У большинства детей (83,7 %), больных лямблиозом, в клинике преобладали дискинетические расстройства. У 74,4 % детей отмечался неустойчивый характер стула, чаще разжиженный со слизью и непереваренными комочками. При объективном осмотре наиболее частыми проявлениями лямблиоза были – обложенный язык (72 %), болезненный живот при пальпации в мезогастрии, в области боковых фланок (67,4 %) и жидкий стул с патологическими примесями (60,6 %), кожные проявления, чаще в виде аллергодерматоза (41,8 %). У 1/4 больных наблюдалась незначительно увеличенная и умеренно болезненная печень. Нарушений основных функциональных проб печени при этом не наблюдалось.

При сравнительной оценке содержания провоспалительных и противовоспалительных цитокинов в сыворотке крови у больных и здоровых детей выявлены изменения цитокинового профиля у детей с лямблиозом.

Как видно из табл №1, в ходе исследования выявлено более низкое содержание противовоспалительного интерлейкина 4 (ИЛ -4) у детей с лямблиозом по сравнению с здоровыми детьми группы контроля (соответственно 4,895 пг/мл и 5,207 пг/мл). Несмотря на низкую концентрацию Ил -4 у детей больных лямблиозом, статистически подтвердить полученные различия в исследованных группах мы не смогли, что, вероятно, связано с небольшим числом наблюдений, однако выявленные закономерности, на наш взгляд, представляют клинический интерес. Надо полагать, что у детей больных лямблиозом в связи с низким содержанием ИЛ-4 не способны обеспечить противовоспалительное действие, в результате чего воспаление имеет тенденцию к большей распространенности и интенсивности, возникает слабая возможность ингибировать продукцию провоспалительных Ил-6, Ил-8 и нейтрализовать действие патогенных агентов.

Вместе с этим, низкое содержание ИЛ-4 у детей с лямблиозом по сравнению с детьми группы контроля, обуславливают более низкую активность гуморального звена, способствуют развитию провоспалительных реакций и процесса хронизации.

Согласно результатам исследования, содержание провоспалительных цитокинов, обеспечивающих мобилизацию воспалительного ответа – интерлейкина 6 (ИЛ-6), интерлейкина 8 (ИЛ-8), ФНОα – повышенно у детей больных лямблиозом (табл. 1).

Таблица 1

Содержание цитокинов в сыворотке крови обследованных детей

Концентрация ИЛ-6 соответствовала 4,690 пг/мл у больных детей, в то время как у практически здоровых детей содержание ИЛ-6 было ниже, составляя 3,940 пг/мл (p-level – 0,768). Несмотря на то, что нам не удалось статистически подтвердить достоверность различий, мы предполагаем, что повышенное количество ИЛ-6, обуславливая иммунный ответ, определило развитие воспаления и иммунного ответа на лямблиозную инфекцию. Вместе с тем, на наш взгляд, отсутствие значимого повышения ИЛ-6 в сыворотке крови объясняется длительной, но слабой по интенсивности стимуляцией иммунной системы и повышенным потреблением цитокинов клетками.

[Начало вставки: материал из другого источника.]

template <int NWG, bool LIN, bool TIMED = false, bool TROWS = false>
__device__ __forceinline__ void edge_layer_wg_body(const CUtensorMap& wmap, const TcParams& P) {
  using Cfg = TcCfg<NWG>;
  constexpr int NSTAGE = Cfg::NSTAGE;
  extern __shared__ unsigned char smem_raw[];
  unsigned char* smem = smem_raw + ((1024u - (smem_u32(smem_raw) & 1023u)) & 1023u);
  float* prm = reinterpret_cast<float*>(smem + Cfg::OFF_PRM);
  int* s_row = reinterpret_cast<int*>(smem + Cfg::OFF_ROW);
  const float** s_src = reinterpret_cast<const float**>(smem + Cfg::OFF_SRC);
  const float** s_tau = reinterpret_cast<const float**>(smem + Cfg::OFF_TAU);
  uint64_t* full = reinterpret_cast<uint64_t*>(smem + Cfg::OFF_BAR);
  uint64_t* empty = full + NSTAGE;

  const int warp = threadIdx.x >> 5, lane = threadIdx.x & 31;
  constexpr bool lin = LIN;
  const int loads_per_tile = (P.write_e ? 16 : 8) * NWG;

  if (threadIdx.x == 0) {
    for (int s = 0; s < NSTAGE; ++s) {
      mbar_init(&full[s], 1);
      mbar_init(&empty[s], 4);
    }
    asm volatile("fence.mbarrier_init.release.cluster;" ::: "memory");
    fence_proxy_async();
  }
  for (int i = threadIdx.x; i < H; i += Cfg::THREADS) {
    prm[i] = P.lp.ln_e_g[i];
    prm[H + i] = P.lp.ln_e_b[i];
    prm[2 * H + i] = P.tvec ? P.tvec[i] : 0.0f;
    prm[3 * H + i] = P.lp.ln_o_g[i];
    prm[4 * H + i] = P.lp.ln_o_b[i];
    prm[5 * H + i] = P.lp.b_O[i];
  }
  __syncthreads();
  const uint32_t smem_base = smem_u32(smem);

  if (warp >= 4 * NWG) {
    if constexpr (NWG == 2) asm volatile("setmaxnreg.dec.sync.aligned.u32 40;" ::: "memory");
    if (warp == 4 * NWG && lane == 0) {
      uint32_t u = 0;
      for (int tile = blockIdx.x; tile < P.n_tiles; tile += gridDim.x) {
        for (int i = 0; i < loads_per_tile; ++i, ++u) {
          const int s = u % NSTAGE;
          mbar_wait(&empty[s], ((u / NSTAGE) & 1) ^ 1, P.error_flag, 1);
          mbar_arrive_expect_tx(&full[s], TC_B_BYTES);
          const int row = (lin ? P.lin_w_row + (P.lin_nb == 4 ? (tile & 3) : 0) * W_MAT_ROWS
                               : P.w_row_base + (i >= 8 * NWG ? w_row_O(0) - w_row_C(0) : 0)) +
                          (i & 1) * W_LO_ROWS;
          tma_load_2d(smem_base + Cfg::OFF_B + s * TC_B_BYTES, &wmap, &full[s], ((i >> 1) & 3) * TC_KCH, row);
        }
      }
    }
    return;
  }

  if constexpr (NWG == 2) asm volatile("setmaxnreg.inc.sync.aligned.u32 232;" ::: "memory");
  const int wg = warp >> 2, wi = warp & 3, tid = threadIdx.x & 127;
  const int t4 = lane & 3;
  const int lr0 = wi * 16 + (lane >> 2);
  unsigned char* a_reg = smem + wg * TC_A_BYTES;
  const uint32_t a_base = smem_base + wg * TC_A_BYTES;
  float* msg = reinterpret_cast<float*>(a_reg);
  int* w_row = s_row + wg * WG_ROWS;
  const float** w_src = s_src + wg * WG_ROWS;
  const float** w_tau = s_tau + wg * WG_ROWS;
  auto wg_bar = [&] { asm volatile("bar.sync %0, 128;" ::"r"(1 + wg) : "memory"); };
  const int n_rows = lin ? P.lin_rows : P.g.E;
  uint32_t u = 0;
  float acc[128];

  auto turn_wait = [&] {
    if constexpr (NWG == 2) asm volatile("bar.sync %0, 256;" ::"r"(3 + wg) : "memory");
  };
  auto turn_pass = [&] {
    if constexpr (NWG == 2) asm volatile("bar.arrive %0, 256;" ::"r"(4 - wg) : "memory");
  };
  if (wg == 1) turn_pass();

  uint32_t t_mark = 0, t_start = 0;
  if constexpr (TIMED) t_start = t_mark = (uint32_t)clock();
  auto record = [&](int slot, uint32_t v) {
    if constexpr (TIMED) {
      if (tid == 0) atomicAdd(P.phase_cycles + slot, (unsigned long long)v);
    }
  };
  auto mark = [&](int slot) {
    if constexpr (TIMED) {
      const uint32_t now = (uint32_t)clock();
      record(slot, now - t_mark);
      t_mark = now;
    }
  };

  auto gemm = [&](int wait_slot, int mma_slot) {
    uint32_t waited = 0;
    turn_wait();
    if constexpr (TIMED) t_mark = (uint32_t)clock();
    acc_fence(acc);
    wgmma_fence();
    int s_prev = 0;
#pragma unroll
    for (int i = 0; i < 8; ++i, ++u) {
      const int s = u % NSTAGE;
      uint32_t w0 = 0;
      if constexpr (TIMED) w0 = (uint32_t)clock();
      mbar_wait(&full[s], (u / NSTAGE) & 1, P.error_flag, 2);
      if constexpr (TIMED) waited += (uint32_t)clock() - w0;
      const uint32_t b = smem_base + Cfg::OFF_B + s * TC_B_BYTES;
      const uint32_t ahi = a_base + (i >> 1) * 2 * TC_A_CHUNK, alo = ahi + TC_A_CHUNK;
#pragma unroll
      for (int ks = 0; ks < 4; ++ks) {
        const uint64_t db = wgmma_desc_sw128(b + ks * 32);
        wgmma_bf16(acc, wgmma_desc_sw128(ahi + ks * 32), db, (i | ks) ? 1u : 0u);
        if ((i & 1) == 0) wgmma_bf16(acc, wgmma_desc_sw128(alo + ks * 32), db, 1u);
      }
      wgmma_commit();
      if (i > 0) {
        wgmma_wait<1>();
        __syncwarp();
        if (lane == 0) mbar_arrive(&empty[s_prev]);
      }
      s_prev = s;
    }
    wgmma_wait<0>();
    acc_fence(acc);
    __syncwarp();
    if (lane == 0) mbar_arrive(&empty[s_prev]);
    turn_pass();
    if constexpr (TIMED) {
      const uint32_t now = (uint32_t)clock();
      record(wait_slot, waited);
      record(mma_slot, now - t_mark - waited);
      t_mark = now;
    }
  };

  for (int tile = blockIdx.x; tile < P.n_tiles; tile += gridDim.x) {
    record(PH_TILES, 1);
    const int row_tile = (lin && P.lin_nb == 4) ? (tile >> 2) : tile;
    const int s_base = row_tile * Cfg::TILE + wg * WG_ROWS;
    if (tid < WG_ROWS) {
      const int s = s_base + tid;
      const float* src = P.zero_row;
      int rw = -1;
      if (s < n_rows && lin) {
        src = P.lin_in + (size_t)s * H;
      } else if (s < n_rows) {
        rw = P.g.row[s];
        if (P.e_zero) src = P.zero_row;
        else if (P.xt_lut) src = P.lut + ((P.xt_lut[P.g.perm ? P.g.perm[s] : s] != 0.0f) ? H : 0);
        else src = P.e + (size_t)s * H;
      }
      w_row[tid] = rw;
      w_src[tid] = src;
      if constexpr (TROWS) w_tau[tid] = s < n_rows ? time_row(P.tvec, P.trows, P.g.perm ? P.g.perm[s] : s) : P.zero_row;
    }
    wg_bar();

#pragma unroll 1
    for (int it0 = 0; it0 < 32; it0 += CONV_BATCH) {
      float4 x[CONV_BATCH];
#pragma unroll
      for (int q = 0; q < CONV_BATCH; ++q) {
        const int item = (it0 + q) * 128 + tid;
        x[q] = __ldcg(reinterpret_cast<const float4*>(w_src[item >> 6]) + (item & 63));
      }
#pragma unroll
      for (int q = 0; q < CONV_BATCH; ++q) {
        const int item = (it0 + q) * 128 + tid;
        const int rr = item >> 6, k4 = item & 63;
        uint2 hi, lo;
        split4(x[q], hi, lo);
        const uint32_t off = (k4 >> 4) * 2 * TC_A_CHUNK + sw128_off(rr, (k4 & 15) >> 1) + (k4 & 1) * 8;
        *reinterpret_cast<uint2*>(a_reg + off) = hi;
        *reinterpret_cast<uint2*>(a_reg + off + TC_A_CHUNK) = lo;
      }
    }
    fence_proxy_async();
    wg_bar();
    mark(PH_CONVERT);
    gemm(PH_G1_WAIT, PH_G1_MMA);

    const int sa = s_base + lr0, sb = sa + 8;
    const bool va = sa < n_rows, vb = sb < n_rows;
    if (lin || P.debug_acc) {
      const int nb = (lin && P.lin_nb == 4) ? (tile & 3) : 0;
      const int ostride = lin ? P.lin_nb * H : H;
      float* out = lin ? P.lin_out + nb * H : P.debug_acc;
#pragma unroll
      for (int h = 0; h < 2; ++h) {
        const int s = h ? sb : sa;
        if (!(h ? vb : va)) continue;
#pragma unroll
        for (int j = 0; j < 32; ++j) {
          const int c = 8 * j + 2 * t4;
          float2 o = make_float2(acc[4 * j + 2 * h], acc[4 * j + 2 * h + 1]);
          if (lin) {
            const float2 bb = __ldg(reinterpret_cast<const float2*>(P.lin_bias + nb * H + c));
            o.x += bb.x;
            o.y += bb.y;
          }
          __stcg(reinterpret_cast<float2*>(out + (size_t)s * ostride + c), o);
        }
      }
      continue;
    }

    const float* src_a = w_src[lr0];
    const float* src_b = w_src[lr0 + 8];
#pragma unroll 1
    for (int h = 0; h < 2; ++h) {
      const int s = h ? sb : sa;
      const bool v = h ? vb : va;
      const float* cp = P.uvab + (size_t)(v ? P.g.col[s] : 0) * 4 * H;
      const float* rp = P.uvab + (size_t)(v ? P.g.row[s] : 0) * 4 * H + 3 * H;
      const int r = lr0 + 8 * h;
#pragma unroll
      for (int j = 0; j < 32; ++j) {
        const int c = 8 * j + 2 * t4;
        const float2 ah = __ldg(reinterpret_cast<const float2*>(cp + 2 * H + c));
        const float2 vh = __ldg(reinterpret_cast<const float2*>(cp + H + c));
        const float2 bh = __ldg(reinterpret_cast<const float2*>(rp + c));
        const float x0 = (acc[4 * j] + ah.x) + bh.x;
        const float x1 = (acc[4 * j + 1] + ah.y) + bh.y;
        acc[4 * j] = x0;
        acc[4 * j + 1] = x1;
        *reinterpret_cast<float2*>(msg + r * H + (c ^ (8 * (r & 7)))) =
            make_float2(sigmoid_mufu(x0) * vh.x, sigmoid_mufu(x1) * vh.y);
      }
      swap_row_halves(acc);
    }
    wg_bar();
    mark(PH_E1);
    const bool amax = P.agg_mode == AGG_MAX;
    const float run0 = amax ? -INFINITY : 0.0f;
#pragma unroll 1
    for (int g2 = 0; g2 < WG_ROWS / GROUP; ++g2) {
      const int grp = (s_base >> 5) + g2;
      if (grp >= P.g.n_groups) break;
      const int first_node = P.g.grp_first[grp];
      const size_t pair_base = (size_t)P.g.grp_pair[grp];
      const int node = w_row[g2 * GROUP + lane];
      const int nxt = __shfl_down_sync(0xffffffffu, node, 1);
      const uint32_t ends = __ballot_sync(0xffffffffu, node >= 0 && (lane == GROUP - 1 || nxt != node));
#pragma unroll 1
      for (int cc = 0; cc < 2; ++cc) {
        const int c = tid + 128 * cc;
        float run = run0;
#pragma unroll 8
        for (int r = 0; r < GROUP; ++r) {
          const int lr = g2 * GROUP + r;
          const float m = msg[lr * H + (c ^ (8 * (lr & 7)))];
          run = amax ? fmaxf(run, m) : run + m;
          if ((ends >> r) & 1u) {
            P.partials[(pair_base + (size_t)(w_row[lr] - first_node)) * H + c] = run;
            run = run0;
          }
        }
      }
    }
    wg_bar();
    mark(PH_REDUCE);
    if (!P.write_e) continue;

#pragma unroll 1
    for (int h = 0; h < 2; ++h) {
      float sum = 0.f;
#pragma unroll
      for (int j = 0; j < 32; ++j) sum += acc[4 * j] + acc[4 * j + 1];
      float mean = quad_sum(sum) * (1.0f / H);
      float q = 0.f;
#pragma unroll
      for (int j = 0; j < 32; ++j) {
        const float d0 = acc[4 * j] - mean, d1 = acc[4 * j + 1] - mean;
        q = fmaf(d0, d0, fmaf(d1, d1, q));
      }
      float rstd = rsqrtf(quad_sum(q) * (1.0f / H) + LN_EPS);
      sum = 0.f;
      const float* tau = nullptr;
      if constexpr (TROWS) tau = w_tau[lr0 + 8 * h];
#pragma unroll
      for (int j = 0; j < 32; ++j) {
        const int c = 8 * j + 2 * t4;
        const float2 g = *reinterpret_cast<const float2*>(prm + c);
        const float2 b = *reinterpret_cast<const float2*>(prm + H + c);
        float2 t;
        if constexpr (TROWS) t = __ldg(reinterpret_cast<const float2*>(tau + c));
        else t = *reinterpret_cast<const float2*>(prm + 2 * H + c);
        const float y0 = fmaxf(fmaf((acc[4 * j] - mean) * rstd, g.x, b.x), 0.0f) + t.x;
        const float y1 = fmaxf(fmaf((acc[4 * j + 1] - mean) * rstd, g.y, b.y), 0.0f) + t.y;
        acc[4 * j] = y0;
        acc[4 * j + 1] = y1;
        sum += y0 + y1;
      }
      mean = quad_sum(sum) * (1.0f / H);
      q = 0.f;
#pragma unroll
      for (int j = 0; j < 32; ++j) {
        const float d0 = acc[4 * j] - mean, d1 = acc[4 * j + 1] - mean;
        q = fmaf(d0, d0, fmaf(d1, d1, q));
      }
      rstd = rsqrtf(quad_sum(q) * (1.0f / H) + LN_EPS);
      const int r = lr0 + 8 * h;
#pragma unroll
      for (int j = 0; j < 32; ++j) {
        const int c = 8 * j + 2 * t4;
        const float2 g = *reinterpret_cast<const float2*>(prm + 3 * H + c);
        const float2 b = *reinterpret_cast<const float2*>(prm + 4 * H + c);
        const float z0 = fmaf((acc[4 * j] - mean) * rstd, g.x, b.x);
        const float z1 = fmaf((acc[4 * j + 1] - mean) * rstd, g.y, b.y);
        uint32_t hi, lo;
        split2(z0 * sigmoid_mufu(z0), z1 * sigmoid_mufu(z1), hi, lo);
        const uint32_t off = (j >> 3) * 2 * TC_A_CHUNK + sw128_off(r, j & 7) + 4 * t4;
        *reinterpret_cast<uint32_t*>(a_reg + off) = hi;
        *reinterpret_cast<uint32_t*>(a_reg + off + TC_A_CHUNK) = lo;
      }
      swap_row_halves(acc);
    }
    fence_proxy_async();
    wg_bar();
    mark(PH_LN);
    gemm(PH_G2_WAIT, PH_G2_MMA);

По результатам исследования, содержание ИЛ-8 составило 8,400 пг/мл по сравнению с 7,019 пг/мл в группе контроля (p-level – 0,256). Как видно, из приведенных данных, имеет место статистически недостоверное повышение содержание ИЛ-8 у детей с лямблиозом, которое тем не менее указывает на наличие воспалительного процесса в организме детей, больных лямблиозом.

Содержание ФНО α у детей больных лямблиозом составило 7,560 пг/мл, в то время как у детей группы сравнения концентрация ФНО α соответствовала 6,056 пг/мл (p-level – 0,152). Статистически достоверность нами в процессе исследования нами не подтверждена, но, несмотря на это полученные результаты могут указывать на наличие длительного, хронического воспаления.

Исходя из вышеизложенного, можно сказать, что имеет место изменения в цитокиновом профиле у детей больных лямблиозом. Изменения в цитокиновом профиле характеризуются уменьшением концентрации противовоспалительных и увеличением концентрации провоспалительных цитокинов, которые обуславливают тяжесть состояния больного ребенка, степень выраженности клинических проявлений и процесс хронизации.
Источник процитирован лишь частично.